Ich bin früher mit meinen Freunden öfter dort gewesen. Aber die fahren nur noch zum Nordkapp. Wir haben uns immer nur deftige Hechtruten mit eingepackt und das war. Große rotbraune Twister mit Glitter drinn und schwere Jigs, das wars dann.auch schon.


----------



## bernie (27. Februar 2018)

*AW: Tipps zu Mommark/Fynshav Dänemark*

Moin Rudolf,

schau mal hier:
http://www.mommark-charterboot.dk/tipps-und-tricks.html

Wenn Du dann noch einige Filme von Matze auf YT anschaust, bist Du perfekt gerüstet!!


----------



## Dirk15 (28. Februar 2018)

*AW: Tipps zu Mommark/Fynshav Dänemark*

Hallo Rudolf,
wie gesagt, habe ich nur vom Ufer gefischt. Ich benutze hier meist ältere Ruten die ich z.B. auch zum Angeln auf Aal nutze. Bleie bis ca. 50-70 gr. konnte ich nutzen. Schnüre Mono 35er oder 40er. 
Angel meist mit Padernoster mit 2 Haken. Ist natürlich alles nicht optimal. Aber wenn man nur ein bißchen angeln will reicht das eigentlich aus. 
In Mommark/Hafen von der Mole geht es aber ganz gut. Hier habe ich schon wirklich gut Platte fangen können. (Ist aber nicht ungefährlich darauf zu gehen.
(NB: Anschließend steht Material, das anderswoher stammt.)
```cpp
struct clip_amd_index;
struct clip_amd_index * clip_amd_index_create(struct clip_ctx * ctx, int dim, int dtype);
bool clip_amd_index_add(struct clip_amd_index * ix, const float * vecs, int64_t n);
bool clip_amd_index_add_device(struct clip_amd_index * ix, const float * d_vecs, int64_t n);
int64_t clip_amd_index_size(const struct clip_amd_index * ix);
int clip_amd_index_dim(const struct clip_amd_index * ix);
bool clip_amd_index_search(struct clip_amd_index * ix, const float * queries, int n_queries, int k, float * distances, int64_t * ids);
bool clip_amd_index_search_device(struct clip_amd_index * ix, const float * d_queries, int n_queries, int k, float * d_distances,
                                  int64_t * d_ids);
bool clip_amd_index_save(struct clip_amd_index * ix, const char * path);
struct clip_amd_index * clip_amd_index_load(struct clip_ctx * ctx, const char * path);
void clip_amd_index_free(struct clip_amd_index * ix);
int64_t clip_amd_index_remove(struct clip_amd_index * ix, const int64_t * ids, int64_t n);
int64_t clip_amd_index_live(const struct clip_amd_index * ix);
bool clip_amd_index_live_mask(struct clip_amd_index * ix, uint64_t * bits);
int64_t clip_amd_index_compact(struct clip_amd_index * ix, int64_t * new_ids);
bool clip_amd_index_search_subset(struct clip_amd_index * ix, const float * queries, int n_queries, int k, const uint64_t * allow,
                                  float * distances, int64_t * ids);
bool clip_amd_index_search_subset_device(struct clip_amd_index * ix, const float * d_queries, int n_queries, int k, const uint64_t * d_allow,
                                         float * d_distances, int64_t * d_ids);
bool clip_amd_index_search_grouped(struct clip_amd_index * ix, const float * queries, int n_queries, int k, const int32_t * groups,
                                   const uint64_t * allow, float * distances, int64_t * ids);
bool clip_amd_index_search_grouped_device(struct clip_amd_index * ix, const float * d_queries, int n_queries, int k, const int32_t * d_groups,
                                          const uint64_t * d_allow, float * d_distances, int64_t * d_ids);
float clip_amd_bench_search(int dtype, int64_t n, int dim, int n_queries, int k, int iters);
float clip_amd_bench_search_grouped(int dtype, int64_t n, int dim, int n_queries, int k, int group_size, int iters);
bool clip_amd_index_search_sets(struct clip_amd_index * ix, const float * queries, int n_queries, const int64_t * set_lims, int64_t n_sets, int k,
                                const int32_t * groups, const uint64_t * allow, float * distances, int64_t * ids, int32_t * qrows);
bool clip_amd_index_search_sets_device(struct clip_amd_index * ix, const float * d_queries, int n_queries, const int64_t * set_lims, int64_t n_sets,
                                       int k, const int32_t * d_groups, const uint64_t * d_allow, float * d_distances, int64_t * d_ids,
                                       int32_t * d_qrows);
bool clip_amd_index_search_ids_sets(struct clip_amd_index * ix, const int64_t * ids, int64_t n_ids, const int64_t * set_lims, int64_t n_sets, int k,
                                    int exclude_own, const int32_t * groups, const uint64_t * allow, float * distances, int64_t * out_ids,
                                    int32_t * qrows);
int64_t clip_amd_test_index_sets_block(struct clip_amd_index * ix, int64_t rows);
float clip_amd_bench_search_sets(int dtype, int64_t n, int dim, int n_sets, int set_size, int k, int group_size, int iters);
bool clip_amd_index_search_distinct(struct clip_amd_index * ix, const float * queries, int n_queries, int k, float radius, int pool,
                                    const uint64_t * allow, float * distances, int64_t * ids, int32_t * counts);
bool clip_amd_index_search_distinct_device(struct clip_amd_index * ix, const float * d_queries, int n_queries, int k, float radius, int pool,
                                           const uint64_t * d_allow, float * d_distances, int64_t * d_ids, int32_t * d_counts);
bool clip_amd_index_search_ids_distinct(struct clip_amd_index * ix, const int64_t * ids, int n_ids, int k, float radius, int pool, int exclude_self,
                                        const uint64_t * allow, float * distances, int64_t * out_ids, int32_t * counts);
int clip_amd_test_index_distinct_block(struct clip_amd_index * ix, int queries);
float clip_amd_bench_search_distinct(int dtype, int64_t n, int dim, int n_queries, int k, int pool, float radius, int copies, int iters);
float clip_amd_bench_search_subset(int dtype, int64_t n, int dim, int n_queries, int k, float allowed_fraction, int contiguous, int iters);
bool clip_amd_index_search_ids(struct clip_amd_index * ix, const int64_t * ids, int n_ids, int k, int exclude_self, const uint64_t * allow,
                               float * distances, int64_t * out_ids);
bool clip_amd_index_search_ids_device(struct clip_amd_index * ix, const int64_t * d_ids, int n_ids, int k, int exclude_self,
                                      const uint64_t * d_allow, float * d_distances, int64_t * d_out_ids);
bool clip_amd_index_knn_graph(struct clip_amd_index * ix, int k, float * distances, int64_t * ids);
int clip_amd_test_index_knn_route(struct clip_amd_index * ix, int route);
float clip_amd_bench_knn(int dtype, int64_t n, int dim, int k, int route, int iters);
bool clip_amd_index_search_index(struct clip_amd_index * ix, struct clip_amd_index * src, const int64_t * ids, int64_t n_ids, int k,
                                 const uint64_t * allow, float * distances, int64_t * out_ids);
int64_t clip_amd_index_append(struct clip_amd_index * ix, struct clip_amd_index * src, int64_t * new_ids);
int clip_amd_test_index_cross_route(struct clip_amd_index * ix, int route);
float clip_amd_bench_cross(int dtype, int64_t n_rows, int64_t n_queries, int dim, int k, int route, int iters);
int64_t clip_amd_index_range_search(struct clip_amd_index * ix, const float * queries, int n_queries, float radius,
                                    int64_t * lims, float * distances, int64_t * ids, int64_t capacity);
int64_t clip_amd_index_pairs(struct clip_amd_index * ix, float radius, int64_t * lims, float * distances, int64_t * ids, int64_t capacity);
int64_t clip_amd_index_range_search_subset(struct clip_amd_index * ix, const float * queries, int n_queries, float radius, const uint64_t * allow,
                                           int64_t * lims, float * distances, int64_t * ids, int64_t capacity);
float clip_amd_bench_range(int dtype, int64_t n, int dim, int n_queries, float radius, int iters);

int clip_amd_test_gemm(int type, const void * w_raw, int64_t N, int64_t K, const float * x, int64_t M,
                       const float * bias, const float * resid, float * y, int epilogue, int tile);
int clip_amd_test_gemm_ex(int type, const void * w_raw, int64_t N, int64_t K, const float * x, int64_t M,
                          const float * bias, const float * resid, float * y, int epilogue, int tile,
                          int qcols, float qscale, int Np, int T, const float * pos);
int clip_amd_test_lnfold(int type, const void * w1_raw, int64_t h, int64_t K1, const void * w2_raw, int64_t N2, const float * a, int64_t M,
                         const float * b1, const float * resid, const float * gamma, const float * beta, float eps, const float * b2,
                         int epi2, int tile1, int tile2, int fold, int qcols, float qscale, float * x1_out, float * y_out);
int clip_amd_test_gemm_tile(int64_t M, int64_t N, int64_t K, int quantised);
int clip_amd_test_gemm_tile_ex(int64_t M, int64_t N, int64_t K, int quantised, int shared_device);
float clip_amd_bench_gemm(int type, int64_t N, int64_t K, int64_t M, int epilogue, int tile, int iters);
int clip_amd_test_skinny(int type, const void * w_raw, int64_t N, int64_t K, const float * x, int64_t M, const float * bias,
                         const float * resid, const float * ln_w, const float * ln_b, float eps, float * y, int epilogue,
                         int qcols, float qscale, float * stats_out);
int clip_amd_test_layernorm(const float * x, const float * w, const float * b, float eps, int64_t rows, int64_t h,
                            float * y, int out_f16);
int clip_amd_test_layernorm_ex(const float * x, int64_t x_rows, int ldx, const int32_t * in_rows, int in_row_mul, const float * w, const float * b,
                               float eps, int rows, int h, uint16_t * out16, int ld16, float * out32, int ld32);
int clip_amd_test_text_embed(int type, const void * tok_raw, int64_t tok_bytes, int h, const int32_t * ids, const int32_t * seq_start, int nseq, int rows,
                             const float * pos, int n_pos, const float * gamma_next, int centred, float * x, uint16_t * xg, int ldxg, float * stats,
                             float * mu);
int clip_amd_test_im2col(const float * imgs, int imgs_f16, int B, int S, int P, int Kpad, uint16_t * col);
int clip_amd_test_layernorm_prep(const float * x, int ldx, const float * w, const float * b, float eps, int rows, int h, const float * gamma_next,
                                 int centred, const float * class_embd, const float * pos0, int T, int in_place, float * out32, int ld32,
                                 uint16_t * xg, int ldxg, float * stats, float * mu);
int clip_amd_test_rows(int op, const void * in0, const void * in1, const int32_t * idx, int64_t n0, int64_t n1, int64_t n2, int64_t n3, int64_t n4,
                       void * out0, void * out1);
int clip_amd_test_jpeg_plan(const uint8_t * data, size_t size, int * info);
long long clip_amd_test_jpeg_device_count(void);
int clip_amd_test_jpeg_decode_device(const uint8_t * data, size_t size, uint8_t * rgb, size_t cap, int * nx, int * ny);
int clip_amd_bench_jpeg_kernels(const uint8_t * data, size_t size, int copies, int reps, float * ms, double * bytes);
int clip_amd_test_attention(const float * qkv, int nseq, int T, int h, int n_head, int causal, float * out);
int clip_amd_test_attention_ex(const float * qkv, int nseq, int T, int h, int n_head, int causal, float * out, int kernel);
float clip_amd_bench_attention(int nseq, int T, int h, int n_head, int causal, int kernel, int iters);

#ifdef __cplusplus
}
#endif

#endif
```

Baseline: 122,200.

## Fuse pooled last-layer tail into four GEMM kernels with in-epilogue LayerNorm stats

Adds a dedicated tail kernel family for the pruned last layer: out-proj with residual, FFN-up with LayerNorm folded in from partial row stats, FFN-down with residual, and the final projection with post-LN and normalisation. The residual GEMMs write per-column-block partial statistics so the later kernels can normalise without separate layernorm launches. The aim is to remove the separate layernorm, pooling and projection launches on the small pooled-row path. It is enabled by default behind an environment flag, and it adds a stats buffer plus new kernel instantiations for each weight type.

Wenn es nass ist, lässt Du das besser.) 
Deine Ausrüstung für den Rhein wird wahrscheinlich besser als meine geeignet sein! 
Angel fast nur mit Seeringlern. Kannst Du in Flensburg bei DS Angelcenter kaufen oder im Angelladen in Fynshav-Notmark.
Viel Spaß beim Fischen!
Gruß Dirk


----------



## Rudolf R. (2. März 2018)

*AW: Tipps zu Mommark/Fynshav Dänemark*

Danke Jungs


----------